Topik ini kembali ramai dibahas setelah OJK dan Kementerian Kesehatan memperkuat implementasi KAPJ pada September 2026. Tujuannya sederhana: kalau seseorang punya perlindungan JKN sekaligus asuransi kesehatan tambahan, manfaat keduanya diharapkan tidak berjalan sendiri-sendiri dan pasien tidak perlu menanggung selisih biaya terlalu besar dari kantong pribadi.
Apa Itu KAPJ?
KAPJ adalah singkatan dari Koordinasi Antar Penyelenggara Jaminan. Dalam konteks kesehatan, skema ini dipakai untuk mengatur bagaimana manfaat JKN dari BPJS Kesehatan dapat berkoordinasi dengan asuransi kesehatan tambahan yang dimiliki peserta.

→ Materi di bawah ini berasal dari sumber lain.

int resnet_repack(hab_policy* e, hipStream_t s) {
    ResNetPlan* r = e->rn;
    auto rp = [&](const RnConv& c, int cin_real) {
        if (c.cgroups > 1)
            return repack_conv_grouped(e->p(c.i_w), e->PK + c.pk_f, c.pk_d >= 0 ? e->PK + c.pk_d : nullptr, c.cd.Cout, c.cd.C, c.cgroups,
                                       c.cd.KH, c.cd.KW, s);
        return repack_conv(e->p(c.i_w), e->PK + c.pk_f, c.pk_d >= 0 ? e->PK + c.pk_d : nullptr, c.cd.Cout, cin_real, c.cd.KH, c.cd.KW,
                           c.cd.C, s);
    };
    auto planes = [&](const RnConv& c) {
        if (c.pk_p < 0) return (int)HAB_OK;
        return weight_planes(e->PK + c.pk_f, c.cd.Cout, c.cd.KH * c.cd.KW * c.cd.C, reinterpret_cast<unsigned short*>(e->PK + c.pk_p), s);
    };
    if (!r->blind) {
        HAB_TRY(rp(r->stem, r->creal));
        if (r->stem.pk_p >= 0) HAB_TRY(stem_weight_planes(e->PK + r->stem.pk_f, reinterpret_cast<unsigned short*>(e->PK + r->stem.pk_p), s));
        for (const auto& c : r->convs) { HAB_TRY(rp(c, c.cd.C)); HAB_TRY(planes(c)); }
        HAB_TRY(rp(r->comp, r->comp.cd.C));
        HAB_TRY(planes(r->comp));
        HAB_TRY(repack_flatten(e->p(r->i_fcw), e->PK + r->pk_fc, e->d.hidden, r->comp_c, r->comp_hw, s));
    }
    return repack_tail(e, s);
}

static int fill_embed_slots(hab_policy* e, const hab_obs* obs, EmbedSlot* sl, bool grads) {
    ResNetPlan* r = e->rn;
    const hab_policy_desc& d = e->d;
    int n = 0;
    auto add = [&](int kind, const void* in, int iw, int ib, int ntok) {
        EmbedSlot& q = sl[n++];
        q.kind = kind; q.in = in; q.w = e->p(iw); q.b = ib >= 0 ? e->p(ib) : nullptr; q.ntok = ntok;
        q.dw = grads ? e->g(iw) : nullptr; q.db = (grads && ib >= 0) ? e->g(ib) : nullptr;
        return in != nullptr;
    };
    bool ok = true;
    if (d.goal_dim == 2) ok &= add(EMB_POLAR, obs->goal, r->i_tgw, r->i_tgb, 0);
    if (d.pointgoal_dim > 0) ok &= add(EMB_LINN, obs->pointgoal, r->i_pgw, r->i_pgb, d.pointgoal_dim);
    if (d.proximity_dim > 0) ok &= add(EMB_LINN, obs->proximity, r->i_pxw, r->i_pxb, d.proximity_dim);
    if (d.num_object_categories > 0) ok &= add(EMB_TOKEN, obs->objectgoal, r->i_objw, -1, d.num_object_categories);
    if (d.has_compass) ok &= add(EMB_COSSIN, obs->compass, r->i_cmpw, r->i_cmpb, 0);
    if (d.has_gps) ok &= add(EMB_LIN2, obs->gps, r->i_gpsw, r->i_gpsb, 0);
    if (d.action_dist == HAB_DIST_GAUSSIAN) ok &= add(EMB_PREVLIN, obs->prev_actions, r->i_emb, r->i_embb, d.num_actions);
    else ok &= add(EMB_PREV, obs->prev_actions, r->i_emb, -1, d.num_actions + 1);
    return (ok && n == r->nslots) ? HAB_OK : HAB_ERR_ARG;
}
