struct PredArgs {
    idf_objproj op;
    const float *obj_angles, *obj_trans;
    const int32_t *markers_idx;
    float *markers, *keep;
    int nclips;
};
template <bool OPT, bool WITH_PRED = false>
__global__ __launch_bounds__(CT) void corr_contact_kernel(const float *__restrict__ verts, int V,
                                                          const float *__restrict__ obj_points, int P,
                                                          const int32_t *__restrict__ porder ,
                                                          const float *__restrict__ objR, const float *__restrict__ objT,
                                                          const int32_t *__restrict__ faces ,
                                                          const int32_t *__restrict__ adj_ptr,
                                                          const int32_t *__restrict__ adj_face,
                                                          const int32_t *__restrict__ adj_corner,
                                                          const int32_t *__restrict__ adj_pair ,
                                                          const int32_t *__restrict__ vorder ,
                                                          const int32_t *__restrict__ vrank ,
                                                          const int32_t *__restrict__ markers_pos , int M, int B,
                                                          float *__restrict__ markers_out, float *__restrict__ loss_sum,
                                                          float *__restrict__ min_dist, int32_t *__restrict__ label,
                                                          float *__restrict__ o2h_out ,
                                                          int32_t *__restrict__ idx_out ,
                                                          unsigned long long *__restrict__ stats ,
                                                          int64_t nn_from ,
                                                          const float *__restrict__ pts_frame , int frames_per_clip ,
                                                          const PredArgs pred) {
    extern __shared__ __attribute__((aligned(16))) float4 vs[];
    if constexpr (WITH_PRED) {
        if ((int)blockIdx.x < pred.nclips) {
            const int b = blockIdx.x, Tn = pred.op.T;
            for (int i = threadIdx.x; i < Tn * M; i += CT) {
                const int t = i / M, m = i - t * M;
                const size_t nfr = (size_t)t * B + b;
                const float *v = verts + (nfr * V + pred.markers_idx[m]) * 3;
                float *o = pred.markers + (nfr * M + m) * 3;
                o[0] = v[0]; o[1] = v[1]; o[2] = v[2];
            }
            __threadfence();
            __syncthreads();
            idf_objproj_dev::objproj_body<1>(reinterpret_cast<float *>(vs), pred.op, pred.obj_angles, pred.obj_trans, pred.markers, nullptr, B, b, pred.keep, nullptr);
            return;
        }
    }
    const ContactLds L(V);
    const int nCB = L.nCB, nSB = L.nSB;
    float4 *ms = vs + L.mark, *bb = vs + L.box, *sbb = vs + L.sbox, *sd = vs + L.seed;
    int *flags = reinterpret_cast<int *>(vs + L.flags);
    float *red = reinterpret_cast<float *>(vs + L.red);
    float *pl = reinterpret_cast<float *>(vs + L.pl);
    __shared__ int next_task;
    const int64_t n = WITH_PRED ? (int64_t)blockIdx.x - pred.nclips : (int64_t)blockIdx.x;
    const int b = OPT ? (int)(n / frames_per_clip) : (int)(n % B), tid = threadIdx.x;
    const float *vf = verts + (size_t)n * V * 3;
    const bool do_nn = n >= nn_from;
    long long t_prev = 0;
    int n_phase = 0;
    auto phase_done = [&]() {
        if (stats && tid == 0 && do_nn) {
            const long long now = (long long)__builtin_readcyclecounter();
            if (n_phase > 0) atomicAdd(stats + 3 + n_phase, (unsigned long long)(now - t_prev));
            t_prev = now;
        }
        ++n_phase;
    };
    phase_done();
    float R[9] = {1.f, 0.f, 0.f, 0.f, 1.f, 0.f, 0.f, 0.f, 1.f}, tr[3] = {0.f, 0.f, 0.f};
    if constexpr (!OPT) {
#pragma unroll
        for (int k = 0; k < 9; ++k) R[k] = objR[n * 9 + k];
#pragma unroll
        for (int k = 0; k < 3; ++k) tr[k] = objT[n * 3 + k];
    }
    const int my_marker_pos = (!OPT && tid < M) ? markers_pos[tid] : 0;
    if (vorder && vrank) {
        for (int i0 = tid; i0 < V; i0 += 4 * CT) {
            typedef float f3v __attribute__((ext_vector_type(3), aligned(4)));
            int pos[4];
            f3v pv[4];
#pragma unroll
            for (int k = 0; k < 4; ++k) {
                const int i = min(i0 + k * CT, V - 1);
                pos[k] = vrank[i];
                pv[k] = *reinterpret_cast<const f3v *>(vf + 3 * i);
            }
#pragma unroll
            for (int k = 0; k < 4; ++k) {
                if (i0 + k * CT < V) {
                    lds_rec_store(vs, pos[k], pv[k].x, pv[k].y, pv[k].z);
                    reinterpret_cast<int *>(vs + 2 * (pos[k] >> 1) + 1)[2 + (pos[k] & 1)] = i0 + k * CT;
                }
            }
        }
        for (int v = V + tid; v < L.V4; v += CT) {
            lds_rec_store(vs, v, 3e18f, 3e18f, 3e18f);
            reinterpret_cast<int *>(vs + 2 * (v >> 1) + 1)[2 + (v & 1)] = 0x7fffffff;
        }
    } else
    for (int v0 = tid; v0 < L.V4; v0 += 4 * CT) {
        int o[4];
        float x[4], y[4], z[4];
#pragma unroll
        for (int k = 0; k < 4; ++k) {
            const int v = v0 + k * CT;
            o[k] = v < V ? (vorder ? vorder[v] : v) : -1;
        }
#pragma unroll
        for (int k = 0; k < 4; ++k) {
            x[k] = y[k] = z[k] = 3e18f;
            if (o[k] >= 0) {
                typedef float f3v __attribute__((ext_vector_type(3), aligned(4)));
                const f3v pv = *reinterpret_cast<const f3v *>(vf + 3 * o[k]);
                x[k] = pv.x; y[k] = pv.y; z[k] = pv.z;
            }
        }
#pragma unroll
        for (int k = 0; k < 4; ++k) {
            const int v = v0 + k * CT;
            if (v < L.V4) {
                lds_rec_store(vs, v, x[k], y[k], z[k]);
                reinterpret_cast<int *>(vs + 2 * (v >> 1) + 1)[2 + (v & 1)] = o[k] >= 0 ? o[k] : 0x7fffffff;
            }
        }
    }
    if (tid < MAXM) flags[tid] = 0;
    const int ntask_all = (P + TASK - 1) / TASK;
    const int task0 = (int)((long long)blockIdx.y * ntask_all / gridDim.y), task1 = (int)((long long)(blockIdx.y + 1) * ntask_all / gridDim.y);
    if (tid == 0) next_task = task0;
    for (int i = tid; i < MAXP; i += CT) pl[i] = 0.f;
    __syncthreads();
    phase_done();
    if (!OPT && tid < ((M + 1) & ~1)) {
        float3 mk = make_float3(3e18f, 3e18f, 3e18f);
        if (tid < M) {
            mk = lds_rec(vs, my_marker_pos);
            if (markers_out) {
                float *mo = markers_out + ((size_t)n * M + tid) * 3;
                mo[0] = mk.x; mo[1] = mk.y; mo[2] = mk.z;
            }
        }
        lds_rec_store(ms, tid, mk.x, mk.y, mk.z);
    }
    if (do_nn) {
#define IDF_DPP8(v, op, ctrl) v = op(v, __builtin_bit_cast(float, __builtin_amdgcn_update_dpp(__builtin_bit_cast(int, v), __builtin_bit_cast(int, v), ctrl, 0xf, 0xf, false)))
        const int lane_ = tid & 63, wave_ = tid >> 6, nsw = 2 * ((nSB + 2) / 2);
        for (int sb = wave_; sb < nsw; sb += CT / 64) {
            const int pr = sb * 64 + lane_;
            float lx = FLT_MAX, ly = FLT_MAX, lz = FLT_MAX, hx = -FLT_MAX, hy = -FLT_MAX, hz = -FLT_MAX;
            if (2 * pr < V) {
                const float4 xy = vs[2 * pr], zz = vs[2 * pr + 1];
                const bool two = 2 * pr + 1 < V;
                lx = two ? fminf(xy.x, xy.y) : xy.x; hx = two ? fmaxf(xy.x, xy.y) : xy.x;
                ly = two ? fminf(xy.z, xy.w) : xy.z; hy = two ? fmaxf(xy.z, xy.w) : xy.z;
                lz = two ? fminf(zz.x, zz.y) : zz.x; hz = two ? fmaxf(zz.x, zz.y) : zz.x;
            }
            IDF_DPP8(lx, fminf, 0xB1); IDF_DPP8(lx, fminf, 0x4E); IDF_DPP8(lx, fminf, 0x141);
            IDF_DPP8(ly, fminf, 0xB1); IDF_DPP8(ly, fminf, 0x4E); IDF_DPP8(ly, fminf, 0x141);
            IDF_DPP8(lz, fminf, 0xB1); IDF_DPP8(lz, fminf, 0x4E); IDF_DPP8(lz, fminf, 0x141);
            IDF_DPP8(hx, fmaxf, 0xB1); IDF_DPP8(hx, fmaxf, 0x4E); IDF_DPP8(hx, fmaxf, 0x141);
            IDF_DPP8(hy, fmaxf, 0xB1); IDF_DPP8(hy, fmaxf, 0x4E); IDF_DPP8(hy, fmaxf, 0x141);
            IDF_DPP8(hz, fmaxf, 0xB1); IDF_DPP8(hz, fmaxf, 0x4E); IDF_DPP8(hz, fmaxf, 0x141);
            const int cb = sb * SB + (lane_ >> 3);
            if ((lane_ & 7) == 0 && cb < nSB * SB) lds_box_store(bb, cb, make_float3(lx, ly, lz), make_float3(hx, hy, hz));
            const float slx = -wave_max(-lx), sly = -wave_max(-ly), slz = -wave_max(-lz), shx = wave_max(hx), shy = wave_max(hy), shz = wave_max(hz);
            if (lane_ == 0) lds_box_store(sbb, sb, make_float3(slx, sly, slz), make_float3(shx, shy, shz));
        }
#undef IDF_DPP8
        for (int k = tid; k < 2 * ((L.nSeed + 1) / 2); k += CT) {
            const float3 p = lds_rec(vs, min(k * SEED_STRIDE, nCB - 1) * CB);
            lds_rec_store(sd, k, p.x, p.y, p.z);
        }
    }
    const float *op = OPT ? pts_frame + (size_t)n * P * 3 : obj_points + (size_t)b * P * 3;
    const int ln = tid & 63, ntask = task1;
    __syncthreads();
    phase_done();
    float mind2 = FLT_MAX;
    unsigned n_exec = 0, n_test = 0, n_tasks = 0;
    for (;;) {
        int task = 0;
        if (ln == 0) task = atomicAdd(&next_task, 1);
        task = __builtin_amdgcn_readfirstlane(task);
        if (task >= ntask) break;
        ++n_tasks;
        const int sp = task * TASK + ln;
        const int i = sp < P ? (porder ? porder[(size_t)b * P + sp] : sp) : -1;
        const bool valid = i >= 0;
        float px = 0.f, py = 0.f, pz = 0.f;
        if (valid) { px = op[3 * i]; py = op[3 * i + 1]; pz = op[3 * i + 2]; }
        const float qx = OPT ? px : (px * R[0] + py * R[1] + pz * R[2]) + tr[0];
        const float qy = OPT ? py : (px * R[3] + py * R[4] + pz * R[5]) + tr[1];
        const float qz = OPT ? pz : (px * R[6] + py * R[7] + pz * R[8]) + tr[2];
        if (do_nn) {
#pragma clang fp contract(off)
            const v2f QX = v2f{qx, qx}, QY = v2f{qy, qy}, QZ = v2f{qz, qz};
            auto pair_d2 = [&](const float4 xy, const float4 zz) {
#pragma clang fp contract(off)
                const v2f dx = QX - v2f{xy.x, xy.y}, dy = QY - v2f{xy.z, xy.w}, dz = QZ - v2f{zz.x, zz.y};
                return (dx * dx + dy * dy) + dz * dz;
            };
            auto pair_a2 = [&](const float4 xy, const float2 zz) {
                const v2f dx = QX - v2f{xy.x, xy.y}, dy = QY - v2f{xy.z, xy.w}, dz = QZ - v2f{zz.x, zz.y};
                return __builtin_elementwise_fma(dz, dz, __builtin_elementwise_fma(dy, dy, dx * dx));
            };
            constexpr float SCAN_M = 1.000003814697265625f, SCAN_ABS = 1e-37f;
            float seed = FLT_MAX;
            for (int k = 0; k < (L.nSeed + 1) / 2; k += 4) {
                float4 xy[4]; float2 zz[4];
#pragma unroll
                for (int u = 0; u < 4; ++u) { xy[u] = sd[2 * min(k + u, (L.nSeed + 1) / 2 - 1)]; zz[u] = *reinterpret_cast<const float2 *>(&sd[2 * min(k + u, (L.nSeed + 1) / 2 - 1) + 1]); }
#pragma unroll
                for (int u = 0; u < 4; ++u) {
                    const v2f a2 = pair_a2(xy[u], zz[u]);
                    seed = fminf(fminf(seed, a2.x), a2.y);
                }
            }
            float thr = __builtin_fmaf(seed, SCAN_M, SCAN_ABS);
            float best = FLT_MAX, bthr = FLT_MAX;
            int tie = 0;
            int bblk = 0, bblk2 = 0;
            auto pair_lb = [&](const float4 a, const float4 bq, const float4 c) {
#pragma clang fp contract(off)
                const v2f ax = v2f{a.x, a.y} - QX, bx = QX - v2f{bq.z, bq.w};
                const v2f ay = v2f{a.z, a.w} - QY, by = QY - v2f{c.x, c.y};
                const v2f az = v2f{bq.x, bq.y} - QZ, bz = QZ - v2f{c.z, c.w};
                const v2f ex = v2f{fmaxf(fmaxf(ax.x, bx.x), 0.f), fmaxf(fmaxf(ax.y, bx.y), 0.f)};
                const v2f ey = v2f{fmaxf(fmaxf(ay.x, by.x), 0.f), fmaxf(fmaxf(ay.y, by.y), 0.f)};
                const v2f ez = v2f{fmaxf(fmaxf(az.x, bz.x), 0.f), fmaxf(fmaxf(az.y, bz.y), 0.f)};
                return __builtin_elementwise_fma(ez, ez, __builtin_elementwise_fma(ey, ey, ex * ex));
            };
            auto score_block = [&](int cb) {
                ++n_exec;
                const int v0 = cb * CB;
                float4 xy[CB / 2]; float2 zz[CB / 2];
#pragma unroll
                for (int u = 0; u < CB / 2; ++u) { xy[u] = vs[v0 + 2 * u]; zz[u] = *reinterpret_cast<const float2 *>(&vs[v0 + 2 * u + 1]); }
                float bm = FLT_MAX;
#pragma unroll
                for (int u = 0; u < CB / 2; ++u) {
                    const v2f a2 = pair_a2(xy[u], zz[u]);
                    bm = fminf(fminf(bm, a2.x), a2.y);
                }
                if (bm < best) {
                    const float w = __builtin_fmaf(bm, SCAN_M, SCAN_ABS);
                    if (best <= w) { tie = tie ? 2 : 1; bblk2 = bblk; } else tie = 0;
                    best = bm; bblk = v0; bthr = w; thr = fminf(thr, w);
                } else if (bm <= bthr) { tie = tie ? 2 : 1; bblk2 = v0; }
            };
            auto scan_super = [&](int sb) {
                const int cb0 = sb * SB;
#pragma unroll
                for (int j = 0; j < SB / 2; ++j) {
                    const int cb = cb0 + 2 * j;
                    const float4 *bx = bb + 3 * (cb >> 1);
                    const v2f lb = pair_lb(bx[0], bx[1], bx[2]);
                    n_test += 2;
                    if (__builtin_amdgcn_ballot_w64(valid && lb.x <= thr) != 0ull) score_block(cb);
                    if (__builtin_amdgcn_ballot_w64(valid && lb.y <= thr) != 0ull) score_block(cb + 1);
                }
            };
            if (!vorder) {
                for (int cb = 0; cb < nCB; ++cb) score_block(cb);
            } else
            for (int sb = 0; sb < nSB; sb += 2) {
                const float4 *bx = sbb + 3 * (sb >> 1);
                const v2f lb = pair_lb(bx[0], bx[1], bx[2]);
                n_test += 2;
                if (__builtin_amdgcn_ballot_w64(valid && lb.x <= thr) != 0ull) scan_super(sb);
                if (__builtin_amdgcn_ballot_w64(valid && lb.y <= thr) != 0ull) scan_super(sb + 1);
            }
            int pos = bblk, org = 0x7fffffff;
            float ebest = FLT_MAX;
            auto resolve_pair = [&](int pr) {
                const float4 xy = vs[2 * pr], zz = vs[2 * pr + 1];
                const v2f d2 = pair_d2(xy, zz);
                const int o0 = __builtin_bit_cast(int, zz.z), o1 = __builtin_bit_cast(int, zz.w);
                if (d2.x < ebest || (d2.x == ebest && o0 < org)) { ebest = d2.x; org = o0; pos = 2 * pr; }
                if (d2.y < ebest || (d2.y == ebest && o1 < org)) { ebest = d2.y; org = o1; pos = 2 * pr + 1; }
            };
            if (tie < 2) {
#pragma unroll
                for (int u = 0; u < CB / 2; ++u) resolve_pair((bblk >> 1) + u);
                if (tie) {
#pragma unroll
                    for (int u = 0; u < CB / 2; ++u) resolve_pair((bblk2 >> 1) + u);
                }
            } else {
                for (int pr = 0; pr < (V + 1) / 2; ++pr) resolve_pair(pr);
            }
            pos = min(pos, V - 1);
            if (org == 0x7fffffff) org = vorder ? vorder[pos] : pos;
            if constexpr (OPT) {
                if (valid) idx_out[(size_t)n * P + i] = org;
            } else if (valid) {
                const float3 v3 = lds_rec(vs, pos);
                float3 acc = make_float3(0.f, 0.f, 0.f);
                const int e0 = adj_ptr[org], e1 = adj_ptr[org + 1];
                if (adj_pair) {
                    for (int e = e0; e < e1; e += 4) {
                        int2 ab[4];
#pragma unroll
                        for (int u = 0; u < 4; ++u) ab[u] = *reinterpret_cast<const int2 *>(adj_pair + 2 * (size_t)min(e + u, e1 - 1));
#pragma unroll
                        for (int u = 0; u < 4; ++u) {
                            if (e + u < e1) {
                                const float3 nn = cross3(sub3(lds_rec(vs, ab[u].x), v3), sub3(lds_rec(vs, ab[u].y), v3));
                                acc.x += nn.x; acc.y += nn.y; acc.z += nn.z;
                            }
                        }
                    }
                } else {
                    for (int e = e0; e < e1; ++e) {
                        const int f = adj_face[e], c = adj_corner[e];
                        const float3 p0 = lds_rec(vs, faces[3 * f]), p1 = lds_rec(vs, faces[3 * f + 1]), p2 = lds_rec(vs, faces[3 * f + 2]);
                        float3 nn;
                        if (c == 1) nn = cross3(sub3(p2, p1), sub3(p0, p1));
                        else if (c == 2) nn = cross3(sub3(p0, p2), sub3(p1, p2));
                        else nn = cross3(sub3(p1, p0), sub3(p2, p0));
                        acc.x += nn.x; acc.y += nn.y; acc.z += nn.z;
                    }
                }
                const float nl = fmaxf(sqrtf(acc.x * acc.x + acc.y * acc.y + acc.z * acc.z), 1e-6f);
                const float vx = qx - v3.x, vy = qy - v3.y, vz = qz - v3.z;
                const float dt = (acc.x / nl) * vx + (acc.y / nl) * vy + (acc.z / nl) * vz;
                const float d = sqrtf(vx * vx + vy * vy + vz * vz);
                const float o2h = d * (dt > 0.f ? 1.f : (dt < 0.f ? -1.f : 0.f));
                if (o2h_out) o2h_out[(size_t)n * P + i] = o2h;
                if (idx_out) idx_out[(size_t)n * P + i] = org;
                pl[sp] = o2h < 0.f ? fabsf(o2h) * 20.0f : 0.f;
            }
        }
        if (!OPT && valid) {
#pragma clang fp contract(off)
            const v2f QX = v2f{qx, qx}, QY = v2f{qy, qy}, QZ = v2f{qz, qz};
            for (int p2 = 0; p2 < (M + 1) / 2; ++p2) {
                const float4 xy = ms[2 * p2], zz = ms[2 * p2 + 1];
                const v2f dx = v2f{xy.x, xy.y} - QX, dy = v2f{xy.z, xy.w} - QY, dz = v2f{zz.x, zz.y} - QZ;
                const v2f d2 = __builtin_elementwise_fma(dy, dy, dx * dx) + dz * dz;
                mind2 = fminf(fminf(mind2, d2.x), d2.y);
                if (__builtin_amdgcn_ballot_w64(fminf(d2.x, d2.y) < MARK_D2) != 0ull) {
                    if (d2.x < MARK_D2) flags[2 * p2] = 1;
                    if (d2.y < MARK_D2) flags[2 * p2 + 1] = 1;
                }
            }
        }
    }
    if (stats && ln == 0 && do_nn) {
        atomicAdd(stats, (unsigned long long)n_exec);
        atomicAdd(stats + 1, (unsigned long long)nCB * n_tasks);
        atomicAdd(stats + 2, (unsigned long long)n_test);
    }
    phase_done();
    if constexpr (OPT) return;
    __syncthreads();
    phase_done();
    float loss = 0.f;
#pragma unroll
    for (int k = 0; k < MAXP / CT; ++k) loss += pl[tid + CT * k];
    red[tid] = loss;
    __syncthreads();
    for (int s = CT / 2; s > 0; s >>= 1) {
        if (tid < s) red[tid] += red[tid + s];
        __syncthreads();
    }
    const float loss_total = red[0];
    __syncthreads();
    red[tid] = mind2;
    __syncthreads();
    for (int s = CT / 2; s > 0; s >>= 1) {
        if (tid < s) red[tid] = fminf(red[tid], red[tid + s]);
        __syncthreads();
    }
    if (tid == 0) { loss_sum[n] = loss_total; min_dist[n] = red[0] == FLT_MAX ? FLT_MAX : sqrtf(red[0]); }
    if (tid < M) label[(size_t)n * M + tid] = flags[tid];
    phase_done();
    if (stats && tid == 0 && do_nn) atomicAdd(stats + 3, 1ull);
}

Gagasan ini sebenarnya bukan muncul mendadak pada 2026. Kementerian Kesehatan sudah lebih dulu menata kebijakan selisih biaya melalui Keputusan Menteri Kesehatan Nomor HK.01.07/MENKES/1366/2024. Yang berubah sekarang adalah implementasinya makin konkret karena OJK, Kemenkes, BPJS Kesehatan, asosiasi rumah sakit, dan perusahaan asuransi bergerak dalam satu task force untuk menyelaraskan cara kerja di lapangan.
Buat peserta, istilah resminya memang terdengar birokratis. Tapi inti manfaatnya gampang dipahami: JKN tetap menjadi perlindungan dasar, sementara asuransi kesehatan tambahan bisa membantu membayar manfaat yang berada di luar hak dasar JKN, termasuk selisih biaya sesuai polis dan kerja sama yang berlaku.
Kalau selama ini pasien harus menebak-nebak “yang dibayar BPJS yang mana, yang ditanggung asuransi yang mana”, KAPJ diarahkan supaya pembagian manfaat itu lebih jelas dan lebih terkoordinasi.
Jadi BPJS dan Asuransi Swasta Bisa Dipakai Bersamaan?
Bisa, tetapi bukan berarti semua polis asuransi otomatis dapat dipadukan dengan BPJS di semua rumah sakit. Ini bagian yang penting.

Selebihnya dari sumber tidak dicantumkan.